(Collected data)
***

template <class T>
__device__ __forceinline__ void az_put3(T *o, const double r[3])
{
    o[0] = (T)r[0];
    o[1] = (T)r[1];
    o[2] = (T)r[2];
}
typedef double az_d2s __attribute__((ext_vector_type(2), aligned(8)));
typedef float az_f3s __attribute__((ext_vector_type(3), aligned(4)));
#ifndef AZ_ROWS_NT
#define AZ_ROWS_NT 1
#endif
__device__ __forceinline__ void az_put3_stream(double *o, const double r[3])
{
#if AZ_ROWS_NT
    const az_d2s a = {r[0], r[1]};
    __builtin_nontemporal_store(a, reinterpret_cast<az_d2s *>(o));
    __builtin_nontemporal_store(r[2], o + 2);
#else
    az_put3(o, r);
#endif
}
__device__ __forceinline__ void az_put3_stream(float *o, const double r[3])
{
#if AZ_ROWS_NT
    const az_f3s a = {(float)r[0], (float)r[1], (float)r[2]};
    __builtin_nontemporal_store(a, reinterpret_cast<az_f3s *>(o));
#else
    az_put3(o, r);
#endif
// ... 421 lines not shown
    const unsigned *flags;
    size_t n_pad;
    const unsigned *list;
    unsigned n_list, n_circ, n_times, tile_c, tile_e, by_flags;
    unsigned f32_mixed;
    const double *times, *offsets, *inc;
    double step, dt_mult, delta_max, grid_t0;
    double *win;
    unsigned char *flag;
    unsigned *redo_static, *redo_c0, *redo_c1, *redo_items;
    AzGrav g;
};
__global__ void __launch_bounds__(256) k_plan_windows(PlanArgs a)
{
    const unsigned slot = blockIdx.x * 256 + threadIdx.x;
    const unsigned seg = blockIdx.y;
    if (slot >= a.n_list) return;
    const unsigned s = a.list[slot];
    const unsigned fl = a.flags[s];
    const bool ecc = a.by_flags ? AZ_FLAG_ECLASS(fl) != 0 : slot >= a.n_circ;
    const unsigned tile = ecc ? a.tile_e : a.tile_c;
    const unsigned t_lo = seg * tile;
    if (t_lo >= a.n_times) return;
    const unsigned t_hi = min(t_lo + tile, a.n_times);
    const double t_first = a.grid_t0 + (a.offsets ? a.offsets[s] : 0.0);
    const double w_a = fma((double)t_lo, a.step, t_first), w_b = fma((double)(t_hi - 1), a.step, t_first);
    FastK k0, k1;
    az_load_fast(a.el, a.n_pad, s, fl, a.inc, 0, k0);
    const double dt_mult = ecc ? 64.0 : a.dt_mult;
    if (dt_mult == 128.0) az_double_increments(k0);
    az_fast_window(a.el, a.n_pad, s, w_a, w_b, dt_mult * a.step, k0);
    az_load_fast(a.el, a.n_pad, s, fl, a.inc, 1, k1);
    az_fast_window(a.el, a.n_pad, s, w_a, w_b, a.step, k1);
    const int tier = ecc ? az_fast_window_tier<true>(k0, a.g, w_a, w_b, a.delta_max) : az_fast_window_tier<false>(k0, a.g, w_a, w_b, a.delta_max);
    bool ok = tier >= 0;
    if (!ecc && AZ_FLAG_ECLASS(fl) != 0) ok = false;
    if (!ecc && a.f32_mixed && !az_fast32p_window_ok(k0, w_a, w_b)) ok = false;
    const size_t at = (size_t)seg * a.n_list + slot;
    double *w = a.win + at * AZ_PLAN_NUM;
    w[AZ_PLAN_sOc] = k0.sOc_; w[AZ_PLAN_cOc] = k0.cOc_; w[AZ_PLAN_sdU] = k0.sdU_; w[AZ_PLAN_cdU] = k0.cdU_;
    w[AZ_PLAN_s1U] = k1.sdU_; w[AZ_PLAN_c1U] = k1.cdU_;
    a.flag[at] = (unsigned char)((ok ? AZ_PLAN_OK | ((unsigned)tier << AZ_PLAN_TIER_SHIFT) : 0u) | (k0.tc_ != 0.0 ? AZ_PLAN_TC : 0u) |
                                 (ecc ? AZ_PLAN_ECC : 0u) | AZ_PLAN_SET);
    if (!ok) {
        const unsigned k = atomicAdd(a.redo_static, 1u);
        a.redo_items[3 * (size_t)k + 0] = slot;
        a.redo_items[3 * (size_t)k + 1] = t_lo;
        a.redo_items[3 * (size_t)k + 2] = t_hi;
    }
}
__global__ void k_plan_arm(unsigned *redo_static, unsigned *c0, unsigned *c1)
{
    if (threadIdx.x == 0 && blockIdx.x == 0) *c0 = *c1 = *redo_static;
}
template <class K>
__device__ __forceinline__ bool az_plan_window(const PropArgs &p, unsigned seg, unsigned slot, double w_a, double w_b, K &k0, unsigned *tier = nullptr)
{
    const size_t at = (size_t)seg * p.plan_stride + slot;
    const double *w = p.plan_win + at * AZ_PLAN_NUM;
    const unsigned f = p.plan_flag[at];
    k0.tmid_ = 0.5 * (w_a + w_b);
    k0.tc_ = (f & AZ_PLAN_TC) ? k0.tmid_ : 0.0;
    k0.sOc_ = w[AZ_PLAN_sOc]; k0.cOc_ = w[AZ_PLAN_cOc]; k0.sdU_ = w[AZ_PLAN_sdU]; k0.cdU_ = w[AZ_PLAN_cdU];
    if (tier) *tier = (f >> AZ_PLAN_TIER_SHIFT) & AZ_PLAN_TIER_MASK;
    return (f & AZ_PLAN_OK) != 0;
}

AZ_DEVICE double az_uniform(double x)
{
#ifdef AZ_HOST_EMUL
    return x;
#else
    return __hiloint2double(__builtin_amdgcn_readfirstlane(__double2hiint(x)),
                            __builtin_amdgcn_readfirstlane(__double2loint(x)));
#endif
}
AZ_DEVICE float az_uniform32(float x)
{
#ifdef AZ_HOST_EMUL
    return x;
#else
    return __int_as_float(__builtin_amdgcn_readfirstlane(__float_as_int(x)));
#endif
}
__device__ __forceinline__ const double *az_opaque_lds(const double *p)
{
    typedef __attribute__((address_space(3))) const double lds_cdouble;
    lds_cdouble *q = (lds_cdouble *)p;
    asm volatile("" : "+v"(q));
    return (const double *)q;
}
struct ColdBroadcast;
struct ColdBroadcast {
    double *p;
    const double *m = nullptr;
    __device__ __forceinline__ double operator()(int k) const { return p[k]; }
    __device__ __forceinline__ void set(int k, double v) const { p[k] = v; }
// ... 297 lines not shown
                const double dx = q[0] - r[0], dy = q[1] - r[1], dz = q[2] - r[2];
                const double d2 = fma(dx, dx, fma(dy, dy, dz * dz));
                if (live && d2 < best_d2) {
                    best_d2 = d2;
                    best_t = i;
                }
                continue;
            }
            if (FRAME) {
                if (((base - t_lo) & (AZ_FRAME_SEG - 1u)) == 0u && base != t_lo) {
                    az_wave_lds_fence();
#pragma unroll
                    for (unsigned j = lane; j < AZ_FRAME_SEG; j += 64) {
                        const unsigned jn = min(base + j, p.n_times - 1);
                        gst_lds[2 * j] = p.sin_g[jn];
                        gst_lds[2 * j + 1] = p.cos_g[jn];
                    }
                    az_wave_lds_fence();
                }
                const unsigned jj = (i - t_lo) & (AZ_FRAME_SEG - 1u);
                const double sg = gst_lds[2 * jj], cg = gst_lds[2 * jj + 1];
                az_to_ecef(r, sg, cg);
                if (VEL) az_to_ecef(v, sg, cg);
                if (FRAME == 2) az_ecef_to_geodetic(r);
                if (FRAME == 3) az_topocentric<VEL>(r, v, obs);
            }
#if defined(AZ_ABLATE) && AZ_ABLATE == 1
            if (!(live && (r[0] + r[1] + r[2] + (VEL ? v[0] + v[1] + v[2] : 0.0)) == 1.2345e300)) continue;
#endif
            az_rows_store<VEL>(staged, base + 64 <= t_hi, live, lane, rows_stage, prow, vrow, base, r, v, sink);
        }
        };
        if constexpr (AZ_ROWS_TIERS && !ECC && FRAME == 0) run(std::integral_constant<int, AZ_TIER_EPS>(), tier == AZ_TIER_EPS ? t_hi : t_lo);
        run(std::integral_constant<int, AZ_TIER_GENERAL>(), t_hi);
    }
    if (SINK == AZ_SINK_SCREEN) {
        az_wave_argmin(best_d2, best_t);
        if (lane == 0) {
            p.part_d2[(size_t)blockIdx.y * p.plan_stride + row + p.redo_slot0] = best_d2;
            p.part_t[(size_t)blockIdx.y * p.plan_stride + row + p.redo_slot0] = best_t;
        }
    }
    if (ECC && base < t_hi && lane == 0) {
        const unsigned k = atomicAdd(p.redo_count, 1u);
        p.redo_items[3 * (size_t)k + 0] = row + p.redo_slot0;
        p.redo_items[3 * (size_t)k + 1] = base;
        p.redo_items[3 * (size_t)k + 2] = t_hi;
    }
}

***

* _WHAT THE EXERCISE ASKS_
Check each line of the records for the word "base" and extract those that contain it.

* _WRITTEN REPLY_
                if (((base - t_lo) & (AZ_FRAME_SEG - 1u)) == 0u && base != t_lo) {
                        const unsigned jn = min(base + j, p.n_times - 1);
            az_rows_store<VEL>(staged, base + 64 <= t_hi, live, lane, rows_stage, prow, vrow, base, r, v, sink);
    if (ECC && base < t_hi && lane == 0) {
        p.redo_items[3 * (size_t)k + 1] = base;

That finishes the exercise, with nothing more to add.